**REQUIRED ACTION**
Scan the records for the string "kScores"; copy each line where it occurs.

(Items listed in a dataset)
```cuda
extern "C" int b200flow_predict(const uint8_t* tp, int32_t tp_stride, int64_t n_rows, const b200flow_node* nodes,
                                const uint64_t* node_mask, const double* leaf_prob, const uint32_t* pool_counts, int32_t T,
                                int32_t C, int32_t dt_mode, const void* top_nodes, int32_t top_levels,
                                double* raw, double* prob, double* pred, void* stream) {
    if (n_rows <= 0) return B200FLOW_OK;
    B2F_REQUIRE(tp && nodes && pred && T > 0 && C > 0 && (tp_stride & 15) == 0, "predict: bad arguments");
    B2F_REQUIRE(dt_mode ? pool_counts != nullptr : leaf_prob != nullptr, "predict: missing leaf payload");
    B2F_REQUIRE(((uintptr_t)tp & 15) == 0, "predict: tp must be 16-byte aligned");
    B2F_REQUIRE(!top_nodes || (top_levels >= 1 && top_levels <= 10 && ((uintptr_t)top_nodes & 15) == 0), "predict: bad top table");
    static int rows_per_thread = -1;
    if (rows_per_thread < 0) { const char* e = getenv("B200FLOW_PRED_ROWS"); rows_per_thread = (e && atoi(e) == 4) ? 4 : 2; }
    const int kPredRows = rows_per_thread;
    int bd = 128;
    size_t per_thread = ((size_t)tp_stride + (size_t)C * 8) * kPredRows;
    while (bd > 32 && per_thread * bd > 96 * 1024) bd >>= 1;
    size_t smem = per_thread * bd + (top_nodes ? (size_t)2 * 16 * ((size_t)1 << top_levels) : 0);
    B2F_REQUIRE(smem <= 200 * 1024, "predict: too many classes/features for shared memory");
    int grid = grid_for(n_rows, bd * kPredRows, kNumSMs * 16);
    cudaError_t e;
    if (kPredRows == 4) {
        e = cudaFuncSetAttribute(predict_kernel<4>, cudaFuncAttributeMaxDynamicSharedMemorySize, (int)smem);
        if (e == cudaSuccess) predict_kernel<4><<<grid, bd, smem, (cudaStream_t)stream>>>(tp, tp_stride, n_rows, nodes, (const unsigned long long*)node_mask, leaf_prob,
                                                                                          pool_counts, T, C, dt_mode, (const int4*)top_nodes, top_levels, raw, prob, pred);
    } else {
        e = cudaFuncSetAttribute(predict_kernel<2>, cudaFuncAttributeMaxDynamicSharedMemorySize, (int)smem);
        if (e == cudaSuccess) predict_kernel<2><<<grid, bd, smem, (cudaStream_t)stream>>>(tp, tp_stride, n_rows, nodes, (const unsigned long long*)node_mask, leaf_prob,
                                                                                          pool_counts, T, C, dt_mode, (const int4*)top_nodes, top_levels, raw, prob, pred);
    }
    if (e != cudaSuccess) { set_error("predict: %s", cudaGetErrorString(e)); return B200FLOW_ERR_CUDA; }
    return check_launch("predict");
}

extern "C" int b200flow_gather_rows(const void* src, int32_t row_bytes, const int32_t* idx, int64_t n_rows, void* out, void* stream) {
    if (n_rows <= 0) return B200FLOW_OK;
    B2F_REQUIRE(src && idx && out && row_bytes > 0 && (row_bytes & 3) == 0, "gather_rows: bad arguments");
    const int words = row_bytes / 4;
    gather_rows_kernel<<<grid_for(n_rows * words, 256 * 4, kNumSMs * 8), 256, 0, (cudaStream_t)stream>>>((const uint32_t*)src, words, idx, n_rows, (uint32_t*)out);
    return check_launch("gather_rows");
}

extern "C" int b200flow_confusion(const double* pred, const double* label, int64_t n_rows, int32_t C, int64_t* cm, void* stream) {
    if (n_rows <= 0) return B200FLOW_OK;
    B2F_REQUIRE(pred && label && cm && C > 0 && C <= 1024, "confusion: bad arguments");
    int use_smem = (size_t)C * C * 4 <= 64 * 1024;
    size_t smem = use_smem ? (size_t)C * C * 4 : 0;
    if (smem > 48 * 1024) cudaFuncSetAttribute(confusion_kernel, cudaFuncAttributeMaxDynamicSharedMemorySize, (int)smem);
    int grid = grid_for(n_rows, 256 * 8, kNumSMs * 4);
    confusion_kernel<<<grid, 256, smem, (cudaStream_t)stream>>>(pred, label, n_rows, C, (unsigned long long*)cm, use_smem);
    return check_launch("confusion");
}

template <bool kScores>
static int predict_grid_launch(const char* what, const uint8_t* tp, int32_t tp_stride, int32_t F, int64_t n_rows, const int32_t* mult,
                               const b200flow_node* nodes, const uint64_t* node_mask, const double* leaf_prob,
                               const uint32_t* pool_counts, int32_t T, int32_t C, int32_t dt_mode,
                               const void* top_nodes, int32_t top_levels, const int32_t* tree_cuts_host,
                               int32_t n_tree_cuts, const int32_t* depth_cuts_host, int32_t n_depth_cuts,
                               int32_t cm_side, int32_t max_depth_cuts_per_launch, int64_t* cm, double* scores, void* stream) {
    const int I = n_tree_cuts, J = n_depth_cuts, L = cm_side;
    B2F_REQUIRE(tree_cuts_host && depth_cuts_host && I >= 1 && I <= kGridMaxTreeCuts && J >= 1 && J <= kGridMaxDepthCuts,
                "%s: 1..%d tree cuts and 1..%d depth cuts", what, kGridMaxTreeCuts, kGridMaxDepthCuts);
    GridCuts cuts;
    for (int i = 0; i < I; ++i) {
        B2F_REQUIRE(tree_cuts_host[i] >= 1 && tree_cuts_host[i] <= T && (i == 0 || tree_cuts_host[i] > tree_cuts_host[i - 1]),
                    "%s: tree cuts must ascend strictly within [1, %d]", what, T);
        cuts.tree[i] = tree_cuts_host[i];
    }
    for (int j = 0; j < J; ++j) {
        B2F_REQUIRE(depth_cuts_host[j] >= 0 && depth_cuts_host[j] <= 30 && (j == 0 || depth_cuts_host[j] > depth_cuts_host[j - 1]),
                    "%s: depth cuts must ascend strictly within [0, 30]", what);
        cuts.depth[j] = depth_cuts_host[j];
    }
    if (n_rows <= 0) return B200FLOW_OK;
    if (kScores) B2F_REQUIRE(tp && nodes && scores && T > 0 && C >= 2 && F >= 0 && F < tp_stride && (tp_stride & 15) == 0,
                             "predict_grid_scores: bad arguments (C >= 2: the score is votes[1])");
    else B2F_REQUIRE(tp && mult && nodes && cm && T > 0 && C > 0 && L >= C && F >= 0 && F < tp_stride && (tp_stride & 15) == 0,
                     "predict_grid_confusion: bad arguments");
    B2F_REQUIRE(dt_mode ? pool_counts != nullptr : leaf_prob != nullptr, "%s: missing leaf payload", what);
    B2F_REQUIRE(((uintptr_t)tp & 15) == 0, "%s: tp must be 16-byte aligned", what);
    B2F_REQUIRE(!top_nodes || (top_levels >= 1 && top_levels <= 10 && ((uintptr_t)top_nodes & 15) == 0),
                "%s: bad top table", what);
    const size_t kBudget = 200 * 1024;
    const size_t top_bytes = top_nodes ? (size_t)2 * 16 * ((size_t)1 << top_levels) : 0;
    const int want = max_depth_cuts_per_launch > 0 && max_depth_cuts_per_launch < J ? max_depth_cuts_per_launch : J;
    auto cuts_that_fit = [&](int bd) -> int {
// ... 77 lines not shown
```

**TASK ANSWER**
template <bool kScores>
    if (kScores) B2F_REQUIRE(tp && nodes && scores && T > 0 && C >= 2 && F >= 0 && F < tp_stride && (tp_stride & 15) == 0,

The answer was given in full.